RECORDS SHOWN –
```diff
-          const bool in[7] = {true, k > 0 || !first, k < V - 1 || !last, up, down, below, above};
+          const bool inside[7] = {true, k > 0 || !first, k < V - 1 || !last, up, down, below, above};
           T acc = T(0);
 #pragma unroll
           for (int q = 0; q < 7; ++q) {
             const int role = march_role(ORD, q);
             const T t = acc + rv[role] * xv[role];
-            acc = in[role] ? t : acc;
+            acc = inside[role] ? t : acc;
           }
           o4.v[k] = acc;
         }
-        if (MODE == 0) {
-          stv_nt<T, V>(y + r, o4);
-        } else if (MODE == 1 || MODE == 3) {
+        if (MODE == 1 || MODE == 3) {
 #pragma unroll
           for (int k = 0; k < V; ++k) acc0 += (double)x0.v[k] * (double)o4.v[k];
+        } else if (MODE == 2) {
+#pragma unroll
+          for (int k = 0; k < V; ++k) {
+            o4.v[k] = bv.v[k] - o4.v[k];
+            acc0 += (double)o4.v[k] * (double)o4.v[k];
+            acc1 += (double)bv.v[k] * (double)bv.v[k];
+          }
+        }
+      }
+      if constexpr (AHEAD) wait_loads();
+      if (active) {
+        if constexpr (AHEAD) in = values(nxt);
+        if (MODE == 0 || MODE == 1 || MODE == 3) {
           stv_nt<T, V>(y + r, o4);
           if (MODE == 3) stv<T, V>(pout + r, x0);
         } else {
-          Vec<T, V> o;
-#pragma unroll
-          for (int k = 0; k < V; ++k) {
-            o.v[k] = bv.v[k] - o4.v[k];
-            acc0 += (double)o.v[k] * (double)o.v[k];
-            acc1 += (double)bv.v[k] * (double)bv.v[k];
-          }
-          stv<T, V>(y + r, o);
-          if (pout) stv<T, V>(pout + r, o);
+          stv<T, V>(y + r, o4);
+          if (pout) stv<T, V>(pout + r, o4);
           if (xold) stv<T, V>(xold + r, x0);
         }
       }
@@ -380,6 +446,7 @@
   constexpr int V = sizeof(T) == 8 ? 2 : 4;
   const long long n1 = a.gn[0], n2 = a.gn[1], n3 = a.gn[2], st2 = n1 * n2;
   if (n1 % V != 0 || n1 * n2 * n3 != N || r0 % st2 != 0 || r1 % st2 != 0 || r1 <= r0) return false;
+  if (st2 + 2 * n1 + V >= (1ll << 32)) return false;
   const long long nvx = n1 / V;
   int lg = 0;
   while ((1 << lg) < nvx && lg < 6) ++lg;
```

--

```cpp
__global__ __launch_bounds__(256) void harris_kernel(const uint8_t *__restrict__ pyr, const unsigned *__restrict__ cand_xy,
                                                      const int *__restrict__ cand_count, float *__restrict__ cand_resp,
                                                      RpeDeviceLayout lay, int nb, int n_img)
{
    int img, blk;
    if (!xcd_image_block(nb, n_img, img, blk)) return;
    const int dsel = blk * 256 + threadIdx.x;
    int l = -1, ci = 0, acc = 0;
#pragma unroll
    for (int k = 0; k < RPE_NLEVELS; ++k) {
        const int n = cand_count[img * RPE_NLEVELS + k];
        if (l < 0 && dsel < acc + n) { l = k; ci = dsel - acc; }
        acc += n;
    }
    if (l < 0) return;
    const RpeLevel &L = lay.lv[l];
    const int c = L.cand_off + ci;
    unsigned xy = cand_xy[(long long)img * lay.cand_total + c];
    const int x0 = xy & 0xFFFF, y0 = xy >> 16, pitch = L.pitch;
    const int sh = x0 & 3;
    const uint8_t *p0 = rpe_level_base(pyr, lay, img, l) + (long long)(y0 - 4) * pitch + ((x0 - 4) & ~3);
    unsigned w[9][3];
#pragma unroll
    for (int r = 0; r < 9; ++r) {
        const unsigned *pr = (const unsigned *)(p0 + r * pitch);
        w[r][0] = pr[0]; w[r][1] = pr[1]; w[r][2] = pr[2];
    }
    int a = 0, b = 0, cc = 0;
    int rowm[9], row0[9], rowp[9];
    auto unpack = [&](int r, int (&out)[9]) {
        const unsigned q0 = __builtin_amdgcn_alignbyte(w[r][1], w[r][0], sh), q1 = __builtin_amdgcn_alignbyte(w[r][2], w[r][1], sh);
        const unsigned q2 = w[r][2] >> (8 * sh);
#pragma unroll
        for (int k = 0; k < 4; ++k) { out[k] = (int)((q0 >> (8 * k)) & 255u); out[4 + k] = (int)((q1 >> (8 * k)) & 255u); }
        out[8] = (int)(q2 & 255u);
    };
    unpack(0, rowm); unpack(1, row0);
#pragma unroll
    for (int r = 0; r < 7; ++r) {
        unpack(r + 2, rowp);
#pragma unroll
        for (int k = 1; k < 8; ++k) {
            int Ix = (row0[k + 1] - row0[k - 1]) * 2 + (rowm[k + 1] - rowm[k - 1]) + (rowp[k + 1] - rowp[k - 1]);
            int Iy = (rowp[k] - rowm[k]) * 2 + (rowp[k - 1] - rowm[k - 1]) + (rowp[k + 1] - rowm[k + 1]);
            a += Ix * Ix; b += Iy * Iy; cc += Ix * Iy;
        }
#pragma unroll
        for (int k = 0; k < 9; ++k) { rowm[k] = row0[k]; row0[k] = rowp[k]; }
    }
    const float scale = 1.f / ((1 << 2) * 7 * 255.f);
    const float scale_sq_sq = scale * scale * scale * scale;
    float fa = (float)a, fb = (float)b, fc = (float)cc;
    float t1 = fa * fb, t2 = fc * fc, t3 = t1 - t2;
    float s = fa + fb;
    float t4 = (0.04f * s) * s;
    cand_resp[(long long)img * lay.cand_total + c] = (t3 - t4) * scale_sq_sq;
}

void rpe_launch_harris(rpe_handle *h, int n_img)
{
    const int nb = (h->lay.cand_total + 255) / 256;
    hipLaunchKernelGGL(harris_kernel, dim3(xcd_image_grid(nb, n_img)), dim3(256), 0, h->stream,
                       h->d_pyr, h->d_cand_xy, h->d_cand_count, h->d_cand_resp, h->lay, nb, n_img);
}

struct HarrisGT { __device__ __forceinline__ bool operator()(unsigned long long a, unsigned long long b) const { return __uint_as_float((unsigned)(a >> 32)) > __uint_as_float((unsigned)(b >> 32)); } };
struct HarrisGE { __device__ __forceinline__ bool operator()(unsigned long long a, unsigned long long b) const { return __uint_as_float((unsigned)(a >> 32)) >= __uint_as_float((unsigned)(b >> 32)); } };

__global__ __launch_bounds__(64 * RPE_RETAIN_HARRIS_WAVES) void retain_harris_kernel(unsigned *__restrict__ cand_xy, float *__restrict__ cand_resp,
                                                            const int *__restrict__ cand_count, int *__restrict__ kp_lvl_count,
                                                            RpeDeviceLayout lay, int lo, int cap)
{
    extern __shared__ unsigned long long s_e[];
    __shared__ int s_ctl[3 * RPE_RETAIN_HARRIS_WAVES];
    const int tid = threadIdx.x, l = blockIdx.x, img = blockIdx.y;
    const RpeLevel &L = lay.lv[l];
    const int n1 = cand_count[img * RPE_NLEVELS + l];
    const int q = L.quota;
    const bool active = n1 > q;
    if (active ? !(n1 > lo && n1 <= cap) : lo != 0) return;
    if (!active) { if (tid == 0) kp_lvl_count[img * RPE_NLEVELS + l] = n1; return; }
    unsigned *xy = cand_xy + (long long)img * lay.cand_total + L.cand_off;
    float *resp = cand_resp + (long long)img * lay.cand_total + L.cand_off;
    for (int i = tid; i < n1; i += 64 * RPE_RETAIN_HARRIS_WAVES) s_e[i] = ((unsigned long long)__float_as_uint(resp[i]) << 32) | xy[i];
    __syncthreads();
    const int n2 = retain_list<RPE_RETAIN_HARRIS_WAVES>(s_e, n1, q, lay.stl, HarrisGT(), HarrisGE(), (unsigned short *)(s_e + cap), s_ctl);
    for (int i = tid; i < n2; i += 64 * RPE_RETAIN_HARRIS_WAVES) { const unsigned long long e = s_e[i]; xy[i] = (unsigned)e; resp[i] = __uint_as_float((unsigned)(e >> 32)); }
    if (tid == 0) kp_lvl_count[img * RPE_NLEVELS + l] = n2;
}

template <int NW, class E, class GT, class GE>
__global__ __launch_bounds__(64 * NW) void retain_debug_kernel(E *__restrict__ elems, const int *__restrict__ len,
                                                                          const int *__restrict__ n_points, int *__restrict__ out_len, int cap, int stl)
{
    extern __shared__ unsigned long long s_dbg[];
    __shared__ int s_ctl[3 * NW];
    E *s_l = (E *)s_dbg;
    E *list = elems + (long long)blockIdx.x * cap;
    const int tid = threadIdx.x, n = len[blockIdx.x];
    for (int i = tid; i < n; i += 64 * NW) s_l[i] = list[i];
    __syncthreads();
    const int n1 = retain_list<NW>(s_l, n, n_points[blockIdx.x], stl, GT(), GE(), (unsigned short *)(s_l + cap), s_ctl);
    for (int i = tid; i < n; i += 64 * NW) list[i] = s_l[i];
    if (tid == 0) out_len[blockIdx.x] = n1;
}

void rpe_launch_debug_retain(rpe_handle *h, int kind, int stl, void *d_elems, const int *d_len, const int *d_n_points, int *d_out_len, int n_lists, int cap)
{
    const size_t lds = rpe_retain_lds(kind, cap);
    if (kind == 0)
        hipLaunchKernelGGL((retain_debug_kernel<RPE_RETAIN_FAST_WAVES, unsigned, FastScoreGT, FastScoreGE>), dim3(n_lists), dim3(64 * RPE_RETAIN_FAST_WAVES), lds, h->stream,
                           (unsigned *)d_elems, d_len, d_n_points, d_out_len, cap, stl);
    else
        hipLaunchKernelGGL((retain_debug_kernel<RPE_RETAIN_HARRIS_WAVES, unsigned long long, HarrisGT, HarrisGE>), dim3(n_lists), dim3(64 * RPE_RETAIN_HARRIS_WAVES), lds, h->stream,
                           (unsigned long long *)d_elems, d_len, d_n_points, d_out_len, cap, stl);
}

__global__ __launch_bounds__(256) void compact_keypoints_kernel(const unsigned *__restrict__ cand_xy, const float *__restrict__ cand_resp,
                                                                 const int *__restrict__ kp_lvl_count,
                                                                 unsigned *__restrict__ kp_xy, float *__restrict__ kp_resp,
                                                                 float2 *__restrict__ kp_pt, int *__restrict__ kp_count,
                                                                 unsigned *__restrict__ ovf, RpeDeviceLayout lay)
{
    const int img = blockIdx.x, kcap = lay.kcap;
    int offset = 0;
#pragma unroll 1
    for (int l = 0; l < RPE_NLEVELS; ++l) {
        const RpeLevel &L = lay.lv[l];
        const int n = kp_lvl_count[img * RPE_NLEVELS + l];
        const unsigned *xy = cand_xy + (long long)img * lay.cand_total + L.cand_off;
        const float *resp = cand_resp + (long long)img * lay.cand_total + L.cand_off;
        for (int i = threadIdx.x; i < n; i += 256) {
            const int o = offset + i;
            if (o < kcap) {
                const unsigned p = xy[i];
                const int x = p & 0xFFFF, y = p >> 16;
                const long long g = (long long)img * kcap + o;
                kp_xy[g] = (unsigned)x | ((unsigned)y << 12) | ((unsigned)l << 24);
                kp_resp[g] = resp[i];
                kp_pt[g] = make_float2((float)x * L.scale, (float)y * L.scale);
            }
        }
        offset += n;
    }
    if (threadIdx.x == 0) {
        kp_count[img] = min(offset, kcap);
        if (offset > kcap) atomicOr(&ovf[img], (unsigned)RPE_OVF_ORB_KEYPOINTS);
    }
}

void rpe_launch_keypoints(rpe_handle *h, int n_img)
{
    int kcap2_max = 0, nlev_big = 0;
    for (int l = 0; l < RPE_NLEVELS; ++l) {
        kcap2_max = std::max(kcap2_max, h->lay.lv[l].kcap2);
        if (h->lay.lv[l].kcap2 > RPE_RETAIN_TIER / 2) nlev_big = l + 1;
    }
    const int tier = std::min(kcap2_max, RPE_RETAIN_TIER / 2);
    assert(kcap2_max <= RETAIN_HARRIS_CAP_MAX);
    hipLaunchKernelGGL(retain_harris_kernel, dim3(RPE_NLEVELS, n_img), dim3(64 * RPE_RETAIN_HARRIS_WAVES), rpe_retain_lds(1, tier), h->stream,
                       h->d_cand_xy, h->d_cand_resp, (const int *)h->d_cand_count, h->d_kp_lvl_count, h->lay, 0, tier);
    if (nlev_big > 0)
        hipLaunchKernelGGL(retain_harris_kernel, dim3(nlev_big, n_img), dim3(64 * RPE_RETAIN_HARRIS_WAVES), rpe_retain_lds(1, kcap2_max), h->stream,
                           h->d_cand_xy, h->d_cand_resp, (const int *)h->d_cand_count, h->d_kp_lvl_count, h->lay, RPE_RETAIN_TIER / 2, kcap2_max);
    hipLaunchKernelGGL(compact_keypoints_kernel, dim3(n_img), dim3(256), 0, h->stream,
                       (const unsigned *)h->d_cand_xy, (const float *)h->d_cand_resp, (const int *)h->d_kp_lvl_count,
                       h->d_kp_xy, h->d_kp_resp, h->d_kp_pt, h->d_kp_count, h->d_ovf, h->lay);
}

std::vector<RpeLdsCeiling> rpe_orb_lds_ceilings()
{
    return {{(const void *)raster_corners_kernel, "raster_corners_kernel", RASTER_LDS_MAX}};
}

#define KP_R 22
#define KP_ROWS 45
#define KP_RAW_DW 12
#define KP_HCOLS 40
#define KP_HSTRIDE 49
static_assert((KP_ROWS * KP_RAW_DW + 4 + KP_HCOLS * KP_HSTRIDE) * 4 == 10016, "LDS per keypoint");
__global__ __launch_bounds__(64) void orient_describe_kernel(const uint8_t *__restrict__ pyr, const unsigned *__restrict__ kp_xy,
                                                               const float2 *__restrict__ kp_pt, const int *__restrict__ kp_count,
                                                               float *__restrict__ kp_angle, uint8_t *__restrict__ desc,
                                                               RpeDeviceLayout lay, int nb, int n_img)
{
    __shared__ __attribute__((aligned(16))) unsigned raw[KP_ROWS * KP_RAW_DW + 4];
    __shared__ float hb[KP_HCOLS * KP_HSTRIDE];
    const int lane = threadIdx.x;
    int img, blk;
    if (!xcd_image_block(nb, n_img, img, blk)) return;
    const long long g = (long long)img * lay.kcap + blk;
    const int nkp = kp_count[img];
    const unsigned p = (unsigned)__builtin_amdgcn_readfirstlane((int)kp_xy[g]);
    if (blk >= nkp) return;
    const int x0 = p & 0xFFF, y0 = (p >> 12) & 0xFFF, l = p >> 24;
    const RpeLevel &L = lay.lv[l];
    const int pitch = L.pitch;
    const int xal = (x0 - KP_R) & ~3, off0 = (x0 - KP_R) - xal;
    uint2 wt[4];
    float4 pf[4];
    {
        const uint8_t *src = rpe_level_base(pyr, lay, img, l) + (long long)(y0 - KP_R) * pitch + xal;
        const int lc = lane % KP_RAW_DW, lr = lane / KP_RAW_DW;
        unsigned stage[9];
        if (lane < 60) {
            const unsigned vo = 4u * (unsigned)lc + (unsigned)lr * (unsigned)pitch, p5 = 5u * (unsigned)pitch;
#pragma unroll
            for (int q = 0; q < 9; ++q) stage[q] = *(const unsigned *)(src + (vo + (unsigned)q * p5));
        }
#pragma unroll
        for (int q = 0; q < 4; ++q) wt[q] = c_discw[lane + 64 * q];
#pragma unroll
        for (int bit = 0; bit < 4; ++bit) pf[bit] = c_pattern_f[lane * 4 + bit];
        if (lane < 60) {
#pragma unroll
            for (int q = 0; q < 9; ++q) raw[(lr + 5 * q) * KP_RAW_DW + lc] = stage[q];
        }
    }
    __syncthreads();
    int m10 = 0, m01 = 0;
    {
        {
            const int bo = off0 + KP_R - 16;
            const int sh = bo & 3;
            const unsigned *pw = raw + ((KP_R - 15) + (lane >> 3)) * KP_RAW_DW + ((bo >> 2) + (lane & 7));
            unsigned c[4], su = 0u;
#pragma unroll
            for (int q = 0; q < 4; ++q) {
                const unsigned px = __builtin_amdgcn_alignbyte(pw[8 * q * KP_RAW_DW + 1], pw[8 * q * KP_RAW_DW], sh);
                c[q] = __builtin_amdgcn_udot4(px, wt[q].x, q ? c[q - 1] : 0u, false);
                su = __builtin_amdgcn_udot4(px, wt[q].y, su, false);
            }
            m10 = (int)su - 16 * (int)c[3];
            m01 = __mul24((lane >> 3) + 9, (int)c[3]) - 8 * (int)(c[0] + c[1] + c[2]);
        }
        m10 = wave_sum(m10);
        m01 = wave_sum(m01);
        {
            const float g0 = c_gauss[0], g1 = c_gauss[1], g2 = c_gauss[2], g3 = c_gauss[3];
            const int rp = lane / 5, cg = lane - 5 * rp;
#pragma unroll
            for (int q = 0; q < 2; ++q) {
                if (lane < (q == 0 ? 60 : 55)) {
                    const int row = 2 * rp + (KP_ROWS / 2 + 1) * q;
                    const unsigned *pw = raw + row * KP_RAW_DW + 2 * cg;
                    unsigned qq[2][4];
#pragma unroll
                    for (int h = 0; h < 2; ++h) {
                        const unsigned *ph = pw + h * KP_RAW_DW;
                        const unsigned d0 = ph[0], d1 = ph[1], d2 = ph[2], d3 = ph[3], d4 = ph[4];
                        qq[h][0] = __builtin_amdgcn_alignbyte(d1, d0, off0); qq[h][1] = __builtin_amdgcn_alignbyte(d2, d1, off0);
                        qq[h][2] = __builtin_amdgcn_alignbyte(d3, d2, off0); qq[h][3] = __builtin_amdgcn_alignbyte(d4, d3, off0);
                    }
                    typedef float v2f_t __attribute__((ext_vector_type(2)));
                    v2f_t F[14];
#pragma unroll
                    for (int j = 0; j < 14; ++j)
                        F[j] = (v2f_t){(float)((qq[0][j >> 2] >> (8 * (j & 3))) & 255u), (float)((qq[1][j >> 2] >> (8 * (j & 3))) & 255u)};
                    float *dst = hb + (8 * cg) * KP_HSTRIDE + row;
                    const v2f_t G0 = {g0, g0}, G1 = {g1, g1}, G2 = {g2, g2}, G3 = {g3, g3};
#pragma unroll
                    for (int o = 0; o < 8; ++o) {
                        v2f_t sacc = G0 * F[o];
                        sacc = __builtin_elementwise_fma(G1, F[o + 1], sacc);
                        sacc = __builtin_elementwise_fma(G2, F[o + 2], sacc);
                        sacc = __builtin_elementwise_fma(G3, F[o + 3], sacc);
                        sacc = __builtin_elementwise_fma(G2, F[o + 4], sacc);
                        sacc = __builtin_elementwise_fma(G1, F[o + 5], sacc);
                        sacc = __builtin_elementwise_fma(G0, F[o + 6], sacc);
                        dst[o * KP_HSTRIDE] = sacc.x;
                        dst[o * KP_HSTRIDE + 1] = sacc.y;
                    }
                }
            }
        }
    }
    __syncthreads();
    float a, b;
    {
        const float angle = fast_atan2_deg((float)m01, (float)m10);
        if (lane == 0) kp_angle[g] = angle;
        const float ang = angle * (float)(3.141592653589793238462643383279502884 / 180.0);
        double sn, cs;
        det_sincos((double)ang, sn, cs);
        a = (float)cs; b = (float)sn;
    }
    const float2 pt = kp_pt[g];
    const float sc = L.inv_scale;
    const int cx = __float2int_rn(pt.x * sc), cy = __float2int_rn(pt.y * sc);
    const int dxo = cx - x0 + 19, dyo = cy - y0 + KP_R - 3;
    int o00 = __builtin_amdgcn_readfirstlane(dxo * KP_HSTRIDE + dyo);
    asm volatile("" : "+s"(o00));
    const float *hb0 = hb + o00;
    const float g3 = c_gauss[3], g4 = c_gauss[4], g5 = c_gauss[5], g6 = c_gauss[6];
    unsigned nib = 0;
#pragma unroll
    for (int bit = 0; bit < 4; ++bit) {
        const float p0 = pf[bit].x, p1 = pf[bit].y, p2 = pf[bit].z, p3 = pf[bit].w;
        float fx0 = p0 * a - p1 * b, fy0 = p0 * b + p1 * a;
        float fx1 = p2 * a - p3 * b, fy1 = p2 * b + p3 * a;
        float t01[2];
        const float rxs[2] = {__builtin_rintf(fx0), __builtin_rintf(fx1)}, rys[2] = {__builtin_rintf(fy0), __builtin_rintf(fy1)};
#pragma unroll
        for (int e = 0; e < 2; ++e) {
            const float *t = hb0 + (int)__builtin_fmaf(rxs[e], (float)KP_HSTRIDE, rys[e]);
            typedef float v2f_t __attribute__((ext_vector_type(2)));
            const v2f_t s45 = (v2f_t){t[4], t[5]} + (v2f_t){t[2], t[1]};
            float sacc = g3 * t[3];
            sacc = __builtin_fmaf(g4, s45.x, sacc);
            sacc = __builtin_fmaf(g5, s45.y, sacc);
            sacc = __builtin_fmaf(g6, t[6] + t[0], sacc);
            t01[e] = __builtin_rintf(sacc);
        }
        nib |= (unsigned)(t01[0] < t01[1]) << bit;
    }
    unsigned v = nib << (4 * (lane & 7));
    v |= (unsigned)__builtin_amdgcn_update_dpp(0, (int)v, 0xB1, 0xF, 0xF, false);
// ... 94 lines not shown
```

EXERCISE PROMPT –
Check each line above for the word "else" and copy every line that has it.

SOLUTION FOR THIS PROBLEM –
-        } else if (MODE == 1 || MODE == 3) {
+        } else if (MODE == 2) {
         } else {
    else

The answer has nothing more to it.